Worksheet 3

Published

January 7, 2025

Packages

library(tidyverse)
library(marginaleffects)
library(MASS, exclude = "select")

Log odds and poisoning rats

In one of the examples from lecture, we learned about modelling the probability that a rat would live as it depended on the dose of a poison. Some of the output from the logistic regression is as shown below:

summary(rat2.1)


Call:
glm(formula = response ~ dose, family = "binomial", data = rat2)

Coefficients:
            Estimate Std. Error z value Pr(>|z|)    
(Intercept)   2.3619     0.6719   3.515 0.000439 ***
dose         -0.9448     0.2351  -4.018 5.87e-05 ***
---
Signif. codes:  0 '***' 0.001 '**' 0.01 '*' 0.05 '.' 0.1 ' ' 1

(Dispersion parameter for binomial family taken to be 1)

    Null deviance: 27.530  on 5  degrees of freedom
Residual deviance:  2.474  on 4  degrees of freedom
AIC: 18.94

Number of Fisher Scoring iterations: 4

For the calculations below, I suggest you use R as a calculator. If you prefer, use your actual calculator, but then your numerical answers will need to be sufficiently close to being correct in order to have gotten any credit (when this was an assignment problem).

Using the summary output, obtain a prediction for a dose of 3.2 units. What precisely is this a prediction of?

Convert your prediction into a predicted probability that a rat given this dose will live. Hint: if probability is denoted \(p\) and odds \(d\), we saw in class that \(d = p/(1-p)\). It follows (by algebra that I am doing for you) that \(p = d/(1+d)\).

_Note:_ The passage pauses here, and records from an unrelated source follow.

diff --git a/epa_ng_amd/csrc/preplace.hip b/epa_ng_amd/csrc/preplace.hip
--- a/epa_ng_amd/csrc/preplace.hip
+++ b/epa_ng_amd/csrc/preplace.hip
@@ -572,6 +572,23 @@
 #else
 #define PP_SCHED_BARRIER()
 #endif
+constexpr int SPREAD_WIDE = 288;
+constexpr uint32_t EXACT_SETUP = 5;
+constexpr uint32_t DIV384_MAGIC = 11184811u;
+__device__ __forceinline__ uint32_t exact_offset(uint32_t o) { return o - 96u * __umulhi(o, DIV384_MAGIC); }
+__device__ __forceinline__ uint32_t exact_offset2(uint32_t w) {
+  return exact_offset(w & 0xffffu) | (exact_offset(w >> 16) << 16);
+}
+__device__ __forceinline__ uint32_t choose_exact_tile(uint32_t ng, uint32_t nwg) {
+  uint32_t best = 64, best_cost = 0xffffffffu;
+  for (uint32_t n = 8; n <= 64; n <<= 1) {
+    const uint32_t items = ng * (64u / n);
+    const uint32_t cost = ((items + nwg - 1) / nwg) * (n + EXACT_SETUP);
+    if (cost <= best_cost) { best_cost = cost; best = n; }
+  }
+  return best;
+}
+
 template <bool ACC, int SPR, int ROWL, bool SPARSE = false>
 __global__ void __launch_bounds__(GQ2, 4) k_preplace_pairs(
     const double* __restrict__ lookup2, const uint16_t* __restrict__ packed,
@@ -581,25 +598,31 @@
     const uint32_t* __restrict__ status, double* __restrict__ lnl,
     unsigned long long* __restrict__ segmax, uint32_t segp) {
   constexpr int TR2 = (CH + SPR) / 2;
+  constexpr int LROWL = SPARSE ? ROWL_PACKED : ROWL;
+  constexpr bool CONVERT = SPARSE && ROWL == ROWL_NARROW;
+  static_assert(!SPARSE || (SPR == SPREAD_WIDE && !ACC && (ROWL == ROWL_NARROW || ROWL == ROWL_PACKED)), "the exact pass stages the wide slice");
   extern __shared__ __attribute__((aligned(16))) char smem[];
-  static_assert(ROWL % 16 == 0 && ROWL >= PROWB && ((TR2 - 1) * ROWL + PROWB) < 65536, "16-bit LDS offsets");
-  double* accs = reinterpret_cast<double*>(smem + (size_t)TR2 * ROWL);
+  static_assert(LROWL % 16 == 0 && LROWL >= PROWB && ((TR2 - 1) * LROWL + PROWB) < 65536, "16-bit LDS offsets");
+  double* accs = reinterpret_cast<double*>(smem + (size_t)TR2 * LROWL);
   __shared__ uint32_t s_maxspan;
   __shared__ uint32_t s_qi[GQ2];
   constexpr uint32_t BSTR = GQ2 + 4;
   const uint32_t ng = status[5];
-  const uint32_t NBP = SPARSE ? 64u : ACC ? NB2_ACC : choose_tile(ng, B, gridDim.x);
-  const uint32_t ntiles = SPARSE ? 1u : (B + NBP - 1) / NBP;
+  const uint32_t forced = SPARSE ? status[6] : 0u;
+  const uint32_t NBP = SPARSE ? (forced ? forced : choose_exact_tile(ng, gridDim.x))
+                              : ACC ? NB2_ACC : choose_tile(ng, B, gridDim.x);
+  const uint32_t ntiles = SPARSE ? 64u / NBP : (B + NBP - 1) / NBP;
   const int t = threadIdx.x;
-  const ItemWalk iw = SPARSE ? ItemWalk{blockIdx.x, ng, gridDim.x, 0u} : item_walk(ng * ntiles);
+  const ItemWalk iw = SPARSE ? ItemWalk{blockIdx.x, ng * ntiles, gridDim.x, 0u} : item_walk(ng * ntiles);
   for (uint32_t item = iw.pos; item < iw.end; item += iw.step) {
-  uint32_t item_g = item, item_t = 0;
-  if (!SPARSE) item_group_tile(item, iw.lo, iw.end, ng, ntiles, item_g, item_t);
+  uint32_t item_g, item_t;
+  if (SPARSE) { item_g = item % ng; item_t = item / ng; }
+  else item_group_tile(item, iw.lo, iw.end, ng, ntiles, item_g, item_t);
   const Group g = groups[item_g];
-  const uint32_t b0 = SPARSE ? min(g.min_begin * 64u, B - 1u) : item_t * NBP;
-  const uint32_t nb = min(NBP, B - b0);
+  const uint32_t b0 = (SPARSE ? g.min_begin * 64u : 0u) + item_t * NBP;
+  const uint32_t nb = (SPARSE && b0 >= B) ? 0u : min(NBP, B - b0);
   __syncthreads();
-  if (g.count == 0) continue;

In the output given at the top of this question, there is a number \(-0.9448\). What is the interpretation of this number? (If you prefer, you can instead interpret the exp of this number.)

Carrots

In a consumer study, 103 consumers scored their preference of 12 Danish carrot types on a scale from 1 to 7, where 1 represents “strongly dislike” and 7 represents “strongly like”. The consumers also rated each carrot type on some other features, and some demographic information was collected. The data are in http://ritsokiguess.site/datafiles/carrots_pref.csv. We will be predicting preference score from the type of carrot and how often the consumer eats carrots (the latter treated as quantitative):

Frequency: how often the consumer eats carrots: 1: once a week or more, 2: once every two weeks, 3: once every three weeks, 4: at least once month, 5: less than once a month. (We will treat this as quantitative.)
Preference: consumer score on a seven-point scale, 7 being best
Product: type of carrot (there are 12 different named types).

Read in and display (some of) the data.

Why would ordinal logistic regression be a sensible method of analysis here?

Fit an ordinal logistic regression to this dataset. You do not need to display any output from this model yet. Hint: Preference is actually categorical, even though it looks like a number, so you should make sure that R treats it as categorical.

Can any explanatory variables be removed? Explain briefly.

If necessary, fit an improved model. (If not, explain briefly why not.)

We will be predicting probabilities of each rating category for each of the explanatory variables remaining in the best model. Make a dataframe that includes all the different types of carrot, and the values 1 and 5 for eat_carrots if that is in your best model. Hint: you can use count to get all the levels of a categorical variable.

Predict the probability of a customer giving each carrot type each preference score. Display your results in such a way that you can easily compare the probability of each score for different types of carrot.

There was a significant difference in preference scores among the different types of carrot. What do your predictions tell you about why that is? Explain briefly.